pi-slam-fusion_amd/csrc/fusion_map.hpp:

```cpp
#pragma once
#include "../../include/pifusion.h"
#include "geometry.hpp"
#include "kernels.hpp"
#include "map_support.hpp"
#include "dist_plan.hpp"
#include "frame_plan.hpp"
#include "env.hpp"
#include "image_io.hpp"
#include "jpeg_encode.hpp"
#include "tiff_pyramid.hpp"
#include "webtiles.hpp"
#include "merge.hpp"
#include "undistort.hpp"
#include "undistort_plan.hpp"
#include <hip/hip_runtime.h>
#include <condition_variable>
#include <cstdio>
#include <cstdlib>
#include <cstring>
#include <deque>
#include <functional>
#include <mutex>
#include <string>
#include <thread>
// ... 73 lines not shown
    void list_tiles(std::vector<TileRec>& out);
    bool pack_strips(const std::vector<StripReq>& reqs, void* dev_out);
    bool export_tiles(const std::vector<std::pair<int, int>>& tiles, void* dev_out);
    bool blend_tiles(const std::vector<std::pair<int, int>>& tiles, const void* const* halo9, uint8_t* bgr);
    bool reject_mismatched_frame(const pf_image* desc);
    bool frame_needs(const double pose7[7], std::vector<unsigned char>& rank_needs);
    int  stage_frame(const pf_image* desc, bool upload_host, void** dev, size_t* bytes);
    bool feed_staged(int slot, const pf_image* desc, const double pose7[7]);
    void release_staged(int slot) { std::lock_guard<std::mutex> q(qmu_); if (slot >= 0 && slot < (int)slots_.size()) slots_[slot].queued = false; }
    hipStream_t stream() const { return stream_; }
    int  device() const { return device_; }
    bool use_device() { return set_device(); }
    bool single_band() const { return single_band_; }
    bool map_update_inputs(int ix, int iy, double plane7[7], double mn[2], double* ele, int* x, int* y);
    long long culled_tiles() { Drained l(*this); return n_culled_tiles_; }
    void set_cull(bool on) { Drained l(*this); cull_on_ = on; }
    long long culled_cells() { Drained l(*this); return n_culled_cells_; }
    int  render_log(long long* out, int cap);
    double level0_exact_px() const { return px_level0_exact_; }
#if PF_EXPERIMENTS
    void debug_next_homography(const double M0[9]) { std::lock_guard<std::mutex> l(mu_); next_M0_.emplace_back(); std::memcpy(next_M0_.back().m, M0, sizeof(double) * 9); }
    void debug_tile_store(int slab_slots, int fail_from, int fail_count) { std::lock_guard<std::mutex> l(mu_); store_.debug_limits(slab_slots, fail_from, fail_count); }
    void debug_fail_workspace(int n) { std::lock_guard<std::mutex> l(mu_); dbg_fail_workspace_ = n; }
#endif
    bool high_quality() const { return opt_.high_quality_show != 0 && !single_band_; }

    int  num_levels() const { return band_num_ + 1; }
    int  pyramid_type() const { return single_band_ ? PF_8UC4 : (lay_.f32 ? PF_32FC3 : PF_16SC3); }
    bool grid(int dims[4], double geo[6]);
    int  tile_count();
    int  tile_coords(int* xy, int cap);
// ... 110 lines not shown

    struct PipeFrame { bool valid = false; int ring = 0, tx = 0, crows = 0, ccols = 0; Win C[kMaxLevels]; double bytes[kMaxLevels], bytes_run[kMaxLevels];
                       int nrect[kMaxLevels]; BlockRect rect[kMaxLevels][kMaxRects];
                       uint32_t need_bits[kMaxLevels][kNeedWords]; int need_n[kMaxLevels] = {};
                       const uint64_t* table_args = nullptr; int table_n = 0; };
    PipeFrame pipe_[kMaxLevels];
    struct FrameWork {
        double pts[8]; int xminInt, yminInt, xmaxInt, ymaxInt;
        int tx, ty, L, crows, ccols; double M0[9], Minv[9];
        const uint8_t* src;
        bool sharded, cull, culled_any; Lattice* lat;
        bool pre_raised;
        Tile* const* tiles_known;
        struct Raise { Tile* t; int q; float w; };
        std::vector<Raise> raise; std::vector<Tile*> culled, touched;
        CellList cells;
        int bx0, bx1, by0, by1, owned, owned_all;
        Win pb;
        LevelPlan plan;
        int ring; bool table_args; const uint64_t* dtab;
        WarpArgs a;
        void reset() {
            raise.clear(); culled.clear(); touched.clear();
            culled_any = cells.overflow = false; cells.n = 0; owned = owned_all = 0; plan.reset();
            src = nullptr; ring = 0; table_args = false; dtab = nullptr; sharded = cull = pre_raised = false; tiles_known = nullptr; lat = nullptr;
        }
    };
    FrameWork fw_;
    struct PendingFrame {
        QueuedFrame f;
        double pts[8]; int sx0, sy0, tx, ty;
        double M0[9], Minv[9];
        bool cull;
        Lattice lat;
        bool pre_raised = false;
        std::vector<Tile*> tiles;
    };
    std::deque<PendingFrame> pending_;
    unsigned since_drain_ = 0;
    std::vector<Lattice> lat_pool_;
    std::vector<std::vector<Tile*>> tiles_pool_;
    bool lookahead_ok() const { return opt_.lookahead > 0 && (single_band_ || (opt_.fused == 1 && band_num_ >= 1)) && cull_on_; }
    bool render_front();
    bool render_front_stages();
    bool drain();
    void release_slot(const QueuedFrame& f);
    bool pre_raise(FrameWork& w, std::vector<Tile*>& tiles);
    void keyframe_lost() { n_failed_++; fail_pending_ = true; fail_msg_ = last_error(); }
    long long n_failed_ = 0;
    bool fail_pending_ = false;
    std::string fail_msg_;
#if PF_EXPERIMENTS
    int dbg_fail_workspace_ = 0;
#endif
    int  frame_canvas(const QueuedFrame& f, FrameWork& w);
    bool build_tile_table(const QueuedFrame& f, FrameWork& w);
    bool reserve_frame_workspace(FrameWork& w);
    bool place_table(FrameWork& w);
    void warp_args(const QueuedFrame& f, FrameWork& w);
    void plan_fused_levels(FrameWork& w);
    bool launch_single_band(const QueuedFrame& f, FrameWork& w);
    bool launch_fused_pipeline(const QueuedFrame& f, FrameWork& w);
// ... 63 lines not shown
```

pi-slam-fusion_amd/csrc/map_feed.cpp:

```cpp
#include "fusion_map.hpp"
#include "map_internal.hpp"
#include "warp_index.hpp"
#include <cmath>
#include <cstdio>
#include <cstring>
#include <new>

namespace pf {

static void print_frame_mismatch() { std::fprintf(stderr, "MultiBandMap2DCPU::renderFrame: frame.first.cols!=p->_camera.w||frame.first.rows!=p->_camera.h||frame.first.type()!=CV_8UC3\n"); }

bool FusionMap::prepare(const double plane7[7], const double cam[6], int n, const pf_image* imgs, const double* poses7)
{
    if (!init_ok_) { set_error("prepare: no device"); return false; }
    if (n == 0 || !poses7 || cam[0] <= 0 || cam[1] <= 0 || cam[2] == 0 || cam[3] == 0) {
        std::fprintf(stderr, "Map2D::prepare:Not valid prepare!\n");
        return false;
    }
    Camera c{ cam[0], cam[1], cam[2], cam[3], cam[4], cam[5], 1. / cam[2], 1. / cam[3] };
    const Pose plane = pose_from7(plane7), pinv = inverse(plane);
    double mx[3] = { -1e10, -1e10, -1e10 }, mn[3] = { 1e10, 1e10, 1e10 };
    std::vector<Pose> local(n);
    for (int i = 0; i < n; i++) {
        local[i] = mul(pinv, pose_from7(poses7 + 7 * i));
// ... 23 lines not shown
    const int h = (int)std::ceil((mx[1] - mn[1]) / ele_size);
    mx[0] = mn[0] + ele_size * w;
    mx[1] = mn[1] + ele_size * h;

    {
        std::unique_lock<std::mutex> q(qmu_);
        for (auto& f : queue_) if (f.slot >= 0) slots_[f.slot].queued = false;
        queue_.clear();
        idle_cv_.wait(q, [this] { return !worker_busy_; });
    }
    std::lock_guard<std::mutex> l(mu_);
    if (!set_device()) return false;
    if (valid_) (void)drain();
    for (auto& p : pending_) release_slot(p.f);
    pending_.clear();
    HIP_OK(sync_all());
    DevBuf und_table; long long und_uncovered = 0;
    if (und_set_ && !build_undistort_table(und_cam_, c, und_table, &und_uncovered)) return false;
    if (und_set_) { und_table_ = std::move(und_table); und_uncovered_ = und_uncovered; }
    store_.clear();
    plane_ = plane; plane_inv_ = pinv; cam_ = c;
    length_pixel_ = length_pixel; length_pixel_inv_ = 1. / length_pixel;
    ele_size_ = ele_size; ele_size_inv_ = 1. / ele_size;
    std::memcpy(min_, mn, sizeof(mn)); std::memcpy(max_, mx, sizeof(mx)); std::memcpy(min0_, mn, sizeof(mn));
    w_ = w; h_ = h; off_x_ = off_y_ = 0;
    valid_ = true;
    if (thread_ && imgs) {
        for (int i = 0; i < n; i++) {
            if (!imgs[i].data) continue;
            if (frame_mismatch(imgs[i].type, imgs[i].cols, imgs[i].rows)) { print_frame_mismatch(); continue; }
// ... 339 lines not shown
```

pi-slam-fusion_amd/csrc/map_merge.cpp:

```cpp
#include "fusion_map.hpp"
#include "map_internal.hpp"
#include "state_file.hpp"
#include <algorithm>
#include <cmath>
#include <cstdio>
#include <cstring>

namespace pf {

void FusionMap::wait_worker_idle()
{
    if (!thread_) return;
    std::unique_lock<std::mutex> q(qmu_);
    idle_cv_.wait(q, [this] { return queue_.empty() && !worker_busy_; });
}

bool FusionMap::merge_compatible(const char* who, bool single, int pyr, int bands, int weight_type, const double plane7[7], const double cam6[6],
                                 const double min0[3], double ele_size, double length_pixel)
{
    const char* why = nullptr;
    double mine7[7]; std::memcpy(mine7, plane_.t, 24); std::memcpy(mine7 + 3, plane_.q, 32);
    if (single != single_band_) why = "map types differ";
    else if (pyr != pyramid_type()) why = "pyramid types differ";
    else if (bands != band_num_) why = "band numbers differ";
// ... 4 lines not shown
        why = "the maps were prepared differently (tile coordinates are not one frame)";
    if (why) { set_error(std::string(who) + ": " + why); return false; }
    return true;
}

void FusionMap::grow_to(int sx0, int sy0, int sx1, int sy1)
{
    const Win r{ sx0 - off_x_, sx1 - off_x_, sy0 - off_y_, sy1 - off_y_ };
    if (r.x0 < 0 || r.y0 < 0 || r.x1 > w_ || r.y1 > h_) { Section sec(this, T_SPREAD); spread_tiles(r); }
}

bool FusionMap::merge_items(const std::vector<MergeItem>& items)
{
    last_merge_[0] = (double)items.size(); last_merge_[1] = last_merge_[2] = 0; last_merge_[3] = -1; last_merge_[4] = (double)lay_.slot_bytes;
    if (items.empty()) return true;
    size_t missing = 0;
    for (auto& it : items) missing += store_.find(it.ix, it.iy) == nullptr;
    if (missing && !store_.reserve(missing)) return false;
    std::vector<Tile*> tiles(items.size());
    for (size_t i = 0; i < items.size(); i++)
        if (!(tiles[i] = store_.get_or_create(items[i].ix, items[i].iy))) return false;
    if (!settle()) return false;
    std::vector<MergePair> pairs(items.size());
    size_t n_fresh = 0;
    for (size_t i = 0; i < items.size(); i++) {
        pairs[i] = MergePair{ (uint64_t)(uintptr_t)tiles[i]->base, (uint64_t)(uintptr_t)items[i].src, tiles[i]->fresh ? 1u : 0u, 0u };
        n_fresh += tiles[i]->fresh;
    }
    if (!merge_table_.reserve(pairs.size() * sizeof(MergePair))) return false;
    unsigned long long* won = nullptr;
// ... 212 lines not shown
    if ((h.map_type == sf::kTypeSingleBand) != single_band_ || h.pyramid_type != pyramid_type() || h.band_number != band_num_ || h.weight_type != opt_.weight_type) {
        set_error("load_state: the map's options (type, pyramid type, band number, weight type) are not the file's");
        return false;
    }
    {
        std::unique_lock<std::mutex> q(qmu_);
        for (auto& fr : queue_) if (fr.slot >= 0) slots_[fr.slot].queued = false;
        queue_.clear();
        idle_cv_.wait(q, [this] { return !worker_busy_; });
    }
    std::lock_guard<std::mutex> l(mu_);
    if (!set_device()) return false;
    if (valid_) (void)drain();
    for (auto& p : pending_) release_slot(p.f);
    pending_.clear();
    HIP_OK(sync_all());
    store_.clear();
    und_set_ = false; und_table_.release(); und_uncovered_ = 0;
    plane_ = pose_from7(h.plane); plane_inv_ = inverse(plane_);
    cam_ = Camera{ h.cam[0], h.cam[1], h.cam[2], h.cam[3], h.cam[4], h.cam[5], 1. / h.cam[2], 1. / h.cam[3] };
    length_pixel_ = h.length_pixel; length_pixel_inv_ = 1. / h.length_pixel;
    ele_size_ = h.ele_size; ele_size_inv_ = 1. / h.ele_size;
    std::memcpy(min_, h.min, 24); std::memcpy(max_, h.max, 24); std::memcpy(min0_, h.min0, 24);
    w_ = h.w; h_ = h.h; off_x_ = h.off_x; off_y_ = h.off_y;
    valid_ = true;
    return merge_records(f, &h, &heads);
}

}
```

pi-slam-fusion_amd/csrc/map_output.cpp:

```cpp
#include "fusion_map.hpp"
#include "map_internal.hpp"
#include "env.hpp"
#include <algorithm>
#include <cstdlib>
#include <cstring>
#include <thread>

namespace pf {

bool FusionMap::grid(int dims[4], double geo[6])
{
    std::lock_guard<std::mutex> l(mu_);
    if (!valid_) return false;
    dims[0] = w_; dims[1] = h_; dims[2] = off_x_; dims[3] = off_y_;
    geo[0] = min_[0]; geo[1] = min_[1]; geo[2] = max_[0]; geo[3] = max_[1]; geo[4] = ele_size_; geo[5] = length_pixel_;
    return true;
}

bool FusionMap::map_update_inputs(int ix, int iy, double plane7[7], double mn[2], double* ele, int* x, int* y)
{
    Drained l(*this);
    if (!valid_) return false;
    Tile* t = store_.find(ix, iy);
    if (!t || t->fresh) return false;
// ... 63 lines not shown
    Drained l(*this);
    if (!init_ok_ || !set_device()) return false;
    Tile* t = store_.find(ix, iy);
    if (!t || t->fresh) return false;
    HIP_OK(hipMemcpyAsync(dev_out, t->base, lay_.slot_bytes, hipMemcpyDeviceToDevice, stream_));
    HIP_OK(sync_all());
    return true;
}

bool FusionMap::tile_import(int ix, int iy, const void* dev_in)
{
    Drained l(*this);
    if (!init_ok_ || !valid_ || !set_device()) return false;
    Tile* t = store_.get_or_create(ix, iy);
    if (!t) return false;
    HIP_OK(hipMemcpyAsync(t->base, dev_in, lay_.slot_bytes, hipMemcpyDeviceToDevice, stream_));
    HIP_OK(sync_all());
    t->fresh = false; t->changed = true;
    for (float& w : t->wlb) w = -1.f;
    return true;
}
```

» TASK TO CARRY OUT
Note each line above that holds "pairs", then copy all of them.

» ANSWER BELOW
    std::vector<MergePair> pairs(items.size());
        pairs[i] = MergePair{ (uint64_t)(uintptr_t)tiles[i]->base, (uint64_t)(uintptr_t)items[i].src, tiles[i]->fresh ? 1u : 0u, 0u };
    if (!merge_table_.reserve(pairs.size() * sizeof(MergePair))) return false;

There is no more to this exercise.